======== EXTRACTED ENTRIES ========
# Xiuyu-Li/q-diffusion

Measured on AMD Instinct MI355X. Metric: denoising images/sec (whole node), SD-v1.4 W4A8 512x512 50-step PLMS, higher is better.
Workload: dtype int8xint4->int32 (fp32 residual stream); 1 GPU; sd UNet eval batch 16 per GPU, 51 evals per image batch, W4A8 sm_abit=16 split, hip-graph=on, cross-attention K/V of the run's context prepared once per image batch (2.82 ms, charged as /51 per step); images_per_gpu=8, global_batch=8, context_prepared=True, parallelism=batch-sharded x1, quant-state broadcast 0 B

## Files before the change

q-diffusion_amd/csrc/igemm_dma.hip:

```cpp
#include "common.h"
#include <type_traits>

typedef __attribute__((address_space(3))) void* qd_lds_ptr;

namespace {

__device__ __attribute__((aligned(16))) const int qd_zero16[4] = {0, 0, 0, 0};

struct SegD {
    int c0, clen, kstep0, nsteps_tap;
    const float*  scale;
    const int*    zc;
    const int*    zw;
    const int*    zfill;
    const int8_t* fill16;
};

struct ConvD {
    const int8_t*  x;
    const uint8_t* wt;
    void*          out;
    int32_t*       iout;
    const float*   bias;
    const float*   rowbias;
    const void*    residual;
    long ldx, ldo, ldr, ldrb;
    int B, H, W, Ho, Wo, Cout, kh, kw, stride, pad_t, pad_l;
    int M, taps, nseg, nblk_m, nblk_n, ntiles;
    int vec;
    SegD seg[2];
    const float* oq;
    float oqmin, oqmax;
    int   oqoff;
    int   it_per;
    int   hdH, hdd, hdT, hdTpad, hddpad;
    unsigned hdrcp;
    float oqpre;
    int32_t* hdsum;
    float* gnpart;
    int    gn_nchunk;
    long   gn_ld;
    int    pointwise;
    int    res_f16;
    int    res_period;
    int    ups;
};

enum { O_F32 = 0, O_F16 = 1, O_I32 = 2, O_GEGLU = 3, O_PART = 4, O_HROWS = 5, O_HTR = 6, O_BF16 = 7, O_GEGLU_H = 8 };

template <int N>
__device__ __forceinline__ void wait_vmcnt() {
    asm volatile("s_waitcnt vmcnt(%0)" ::"n"(N) : "memory");
}

__device__ __forceinline__ void glds16(const void* gsrc, unsigned lds_base) {
#ifdef QD_ABL_NODMA
    asm volatile("" ::"v"(gsrc), "s"(lds_base) : "memory");
    return;
#endif
    asm volatile(
        "s_mov_b32 m0, %1\n\t"
        "s_nop 0\n\t"
        "global_load_lds_dwordx4 %0, off"
        :
        : "v"(gsrc), "s"(lds_base)
        : "memory");
}

__device__ __forceinline__ int bytesum16(const v4i& v) {
    int s = __builtin_amdgcn_sdot4(v.x, 0x01010101, 0, false);
    s = __builtin_amdgcn_sdot4(v.y, 0x01010101, s, false);
    s = __builtin_amdgcn_sdot4(v.z, 0x01010101, s, false);
    return __builtin_amdgcn_sdot4(v.w, 0x01010101, s, false);
}

__device__ __forceinline__ unsigned lds_addr(const void* p) {
    return (unsigned)(size_t)(qd_lds_ptr)(p);
}

__device__ __forceinline__ constexpr int crow(int r) { return (r & 3) + 8 * (r >> 2); }

#ifndef QD_MT1_OCC
#define QD_MT1_OCC 2
#endif
template <int MT, int NT, int WM, int WN, int OUT, int WB, int KS = 1>
__host__ __device__ constexpr int igemm_smem_bytes() {
    constexpr bool BF = WB >= 16;
    constexpr int BM = 32 * MT * WM, BN = 32 * NT * WN, NTB = NT * WN;
    constexpr int TB = BF ? 2048 : 256 * WB;
    constexpr int STAGE = BM * 64 + NTB * TB;
    constexpr int TBW = ((OUT == O_F16 || OUT == O_HROWS) && !BF) ? 8192 : 4096;
    constexpr int EPI_BYTES = 4 * KS * TBW + 4 * (32 * NT) * 8;
    constexpr int RING = 3 * KS * STAGE > EPI_BYTES ? 3 * KS * STAGE : EPI_BYTES;
    return RING + (2 + (KS > 1 ? 1 : 0)) * BM * 4 + 4 * BN * 4;
}
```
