static int fill(YoloLossParams& p, const cvhip_yolo_loss_desc* d, const void* raw, const float* targets, void* ws, float* sums) {
  if (!d || !raw || !targets || !ws || !sums) return CVHIP_ERR_INVALID;
  if (d->N <= 0 || d->A <= 0 || d->A > kLossMaxA || d->NO < 6 || d->NO > 128 || d->H <= 0 || d->W <= 0 || d->T <= 0 || d->ld < d->A * d->NO)
    return CVHIP_ERR_INVALID;
  const int64_t ncell = (int64_t)d->N * d->A * d->H * d->W;
  const int64_t ncand = (int64_t)5 * d->A * d->T;
  if (ncell >= (1ll << 31) || ncand >= (1ll << 30)) return CVHIP_ERR_UNSUPPORTED;
  p.raw = (const h16_t*)raw;
  p.draw = nullptr;
  p.targets = targets;
  p.assign = nullptr;
  p.ld = d->ld;
  p.N = d->N;
  p.A = d->A;
  p.NO = d->NO;
  p.H = d->H;
  p.W = d->W;
  p.T = d->T;
  p.nc = d->NO - 5;
  p.ncand = (int)ncand;
  p.anchor_t = d->anchor_t;
  for (int i = 0; i < d->A * 2; ++i) p.anchors[i] = d->anchors[i];
  p.gstride = (d->NO + 3) / 4 * 4;
  unsigned char* w = (unsigned char*)ws;
  auto take = [&](int64_t bytes) {
    unsigned char* r = w;
    w += (bytes + 255) / 256 * 256;
    return r;
  };
  p.winner = (int*)take(ncell * 4);
  p.head = (int*)take(ncell * 4);
  p.next = (int*)take(ncand * 4);
  p.cell = (int*)take(ncand * 4);
  p.cand = (float*)take(ncand * kCandStride * 4);
  p.cgrad = (float*)take(ncand * p.gstride * 4);
  p.partial = (float*)take(1024 * 4);
  p.dobj = (float*)take(ncell * 4);
  p.sums = sums;
  p.gout = nullptr;
  p.k_box = p.k_cls = p.k_obj = 0.f;
  return CVHIP_OK;
}

}

using namespace cvhip;

extern "C" {

int64_t cvhip_yolov5_loss_workspace_bytes(const cvhip_yolo_loss_desc* d) {
  if (!d || d->N <= 0 || d->A <= 0 || d->NO <= 0 || d->H <= 0 || d->W <= 0 || d->T <= 0) return CVHIP_ERR_INVALID;
  const int64_t ncell = (int64_t)d->N * d->A * d->H * d->W;
  const int64_t ncand = (int64_t)5 * d->A * d->T;
  const int64_t gs = (d->NO + 3) / 4 * 4;
  auto r = [](int64_t b) { return (b + 255) / 256 * 256; };
  return r(ncell * 4) * 2 + r(ncand * 4) * 2 + r(ncand * kCandStride * 4) + r(ncand * gs * 4) + r(1024 * 4) + r(ncell * 4);
}

static int level_fwd(const cvhip_yolo_loss_desc* d, const void* raw, const float* targets, const int32_t* assign, void* ws, float* sums4,
                     void* stream);

int cvhip_yolov5_loss_level_fwd(const cvhip_yolo_loss_desc* d, const void* raw, const float* targets, void* ws, float* sums4,
                                void* stream) {
  return level_fwd(d, raw, targets, nullptr, ws, sums4, stream);
}

int cvhip_yolov5_loss_level_fwd_assigned(const cvhip_yolo_loss_desc* d, const void* raw, const float* targets, const int32_t* assign,
                                         void* ws, float* sums4, void* stream) {
  if (!assign) return CVHIP_ERR_INVALID;
  return level_fwd(d, raw, targets, assign, ws, sums4, stream);
}

static int level_fwd(const cvhip_yolo_loss_desc* d, const void* raw, const float* targets, const int32_t* assign, void* ws, float* sums4,
                     void* stream) {
  YoloLossParams p;
  int rc = fill(p, d, raw, targets, ws, sums4);
  if (rc != CVHIP_OK) return rc;
  p.assign = assign;
  hipStream_t st = (hipStream_t)stream;
  const int64_t ncell = (int64_t)p.N * p.A * p.H * p.W;
  rc = zero_fill(p.winner, (ncell * 4 + 255) / 256 * 256 * 2, st);
  if (rc != CVHIP_OK) return rc;
  hipLaunchKernelGGL(yolo_cand_kernel, dim3(cdiv(p.ncand, 4)), dim3(256), 0, st, p);
  const int nb = (int)(cdiv64(ncell, 256) < 1024 ? cdiv64(ncell, 256) : 1024);
// ... 9 lines not shown
  hipLaunchKernelGGL(yolo_finalize_kernel, dim3(1), dim3(64), 0, (hipStream_t)stream, sums, levels, ncell, balance, hyp_box, hyp_obj,
                     hyp_cls, nc, batch, total, stats3);
  return check_launch("yolov5_loss_finalize");
}

static int level_bwd(const cvhip_yolo_loss_desc* d, const void* raw, const float* targets, void* ws, const float* sums4, const float* gout,
                     float k_box, float k_cls, float k_obj, void* draw, float* bias_partial, void* stream);

int cvhip_yolov5_loss_level_bwd(const cvhip_yolo_loss_desc* d, const void* raw, const float* targets, void* ws, const float* sums4,
                                const float* gout, float k_box, float k_cls, float k_obj, void* draw, void* stream) {
  return level_bwd(d, raw, targets, ws, sums4, gout, k_box, k_cls, k_obj, draw, nullptr, stream);
}
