diff --git a/crdt-enc_amd/csrc/ce_core.cpp b/crdt-enc_amd/csrc/ce_core.cpp
--- a/crdt-enc_amd/csrc/ce_core.cpp
+++ b/crdt-enc_amd/csrc/ce_core.cpp
@@ -830,9 +830,13 @@
   da.large_list = ctx->large.as<uint32_t>();
 
   ctx->open_log.grid_cap = test_grid_cap();
+  ctx->open_log.stamps = test_wave_stamps(ctx);
+  ctx->open_log.stamp_waves = 0;
   auto run_fold = [&](const uint8_t* only) -> int {
     da.only = only;
     da.large_only = 1;
+    if (only && (e = hipMemsetAsync(ctx->counters.as<uint32_t>() + kTicketWord, 0, 4, ctx->stream)))
+      return ctx->hip_fail(e, "ticket");
     if (pnc) {
       hipEvent_t t0, t1;
       (void)ctx->tlaunch("open_fold_small", &t0, &t1);
diff --git a/crdt-enc_amd/csrc/ce_ctx.cpp b/crdt-enc_amd/csrc/ce_ctx.cpp
--- a/crdt-enc_amd/csrc/ce_ctx.cpp
+++ b/crdt-enc_amd/csrc/ce_ctx.cpp
@@ -60,6 +60,17 @@
   const char* e = getenv("CE_TEST_GRID_CAP");
   const long v = e ? atol(e) : 0;
   return v < 1 ? 0u : (uint32_t)std::min<long>(v, 1l << 30);
+}
+
+unsigned long long* test_wave_stamps(ce_ctx* ctx) {
+  const char* e = getenv("CE_TEST_WAVE_STAMPS");
+  if (!e || atoi(e) < 1) return nullptr;
+  const size_t bytes = (size_t)kStampWaves * kStampWords * 8;
+  if (ctx->stamps.reserve(bytes) != hipSuccess || hipMemsetAsync(ctx->stamps.p, 0, bytes, ctx->stream) != hipSuccess) {
+    (void)hipGetLastError();
+    return nullptr;
+  }
+  return ctx->stamps.as<unsigned long long>();
 }
 
 uint32_t grid_waves_for(uint32_t work) {
@@ -151,6 +162,8 @@
   ctx->tend(t);
   if (small_lanes) {
     ctx->open_log.grid_cap = test_grid_cap();
+    ctx->open_log.stamps = nullptr;
+    ctx->open_log.stamp_waves = 0;
     DecodeArgs da{};
     da.pt = d_out;
     da.blob = d_blob;
@@ -400,6 +413,22 @@
   return e == hipSuccess ? CE_OK : c->hip_fail(e, "clock probe");
 }
 
+int ce_ctx_wave_stamps(ce_ctx* c, uint64_t* out, uint32_t cap_waves, uint32_t* n_waves) {
+  if (!c || !n_waves || (cap_waves && !out)) return CE_ERR_INVALID_ARG;
+  std::lock_guard<std::recursive_mutex> g(c->mu);
+  (void)hipSetDevice(c->device);
+  const uint32_t n = c->stamps.p ? c->open_log.stamp_waves : 0;
+  *n_waves = n;
+  const uint32_t k = std::min(n, cap_waves);
+  if (k == 0) return CE_OK;
+  hipError_t e;
+  if ((e = hipMemcpyAsync(out, c->stamps.p, (size_t)k * kStampWords * 8, hipMemcpyDeviceToHost, c->stream)) ||
+      (e = hipStreamSynchronize(c->stream)))
+    return c->hip_fail(e, "wave stamps");
+  for (uint32_t i = 0; i < k; i++) out[(size_t)kStampWords * i + 3] = (uint64_t)CE_DYN_CHUNK | ((uint64_t)CE_DYN_STATIC_PCT << 32);
+  return CE_OK;
+}
+
 int ce_ctx_timing_read(ce_ctx* c, const char* kernel, double* total_ms, uint64_t* launches) {
   if (!c || !kernel || !total_ms || !launches) return CE_ERR_INVALID_ARG;
   std::lock_guard<std::recursive_mutex> g(c->mu);
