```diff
diff --git a/zerovox_amd/csrc/zvx_kernels.h b/zerovox_amd/csrc/zvx_kernels.h
--- a/zerovox_amd/csrc/zvx_kernels.h
+++ b/zerovox_amd/csrc/zvx_kernels.h
@@ -120,6 +120,7 @@
     const int* len; int M, nbatch;
     int force;
     int f16;
+    int wide;
     int S, nseg, DX, DT, G0;
     long long* prof;
 };
```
========
- **YOUR GOAL**
Using the listing above, gather each line that holds the string "hipLaunchKernelGGL" and copy it.

- **REPLY**
  hipLaunchKernelGGL(yolo_cand_kernel, dim3(cdiv(p.ncand, 4)), dim3(256), 0, st, p);
  hipLaunchKernelGGL(yolo_finalize_kernel, dim3(1), dim3(64), 0, (hipStream_t)stream, sums, levels, ncell, balance, hyp_box, hyp_obj,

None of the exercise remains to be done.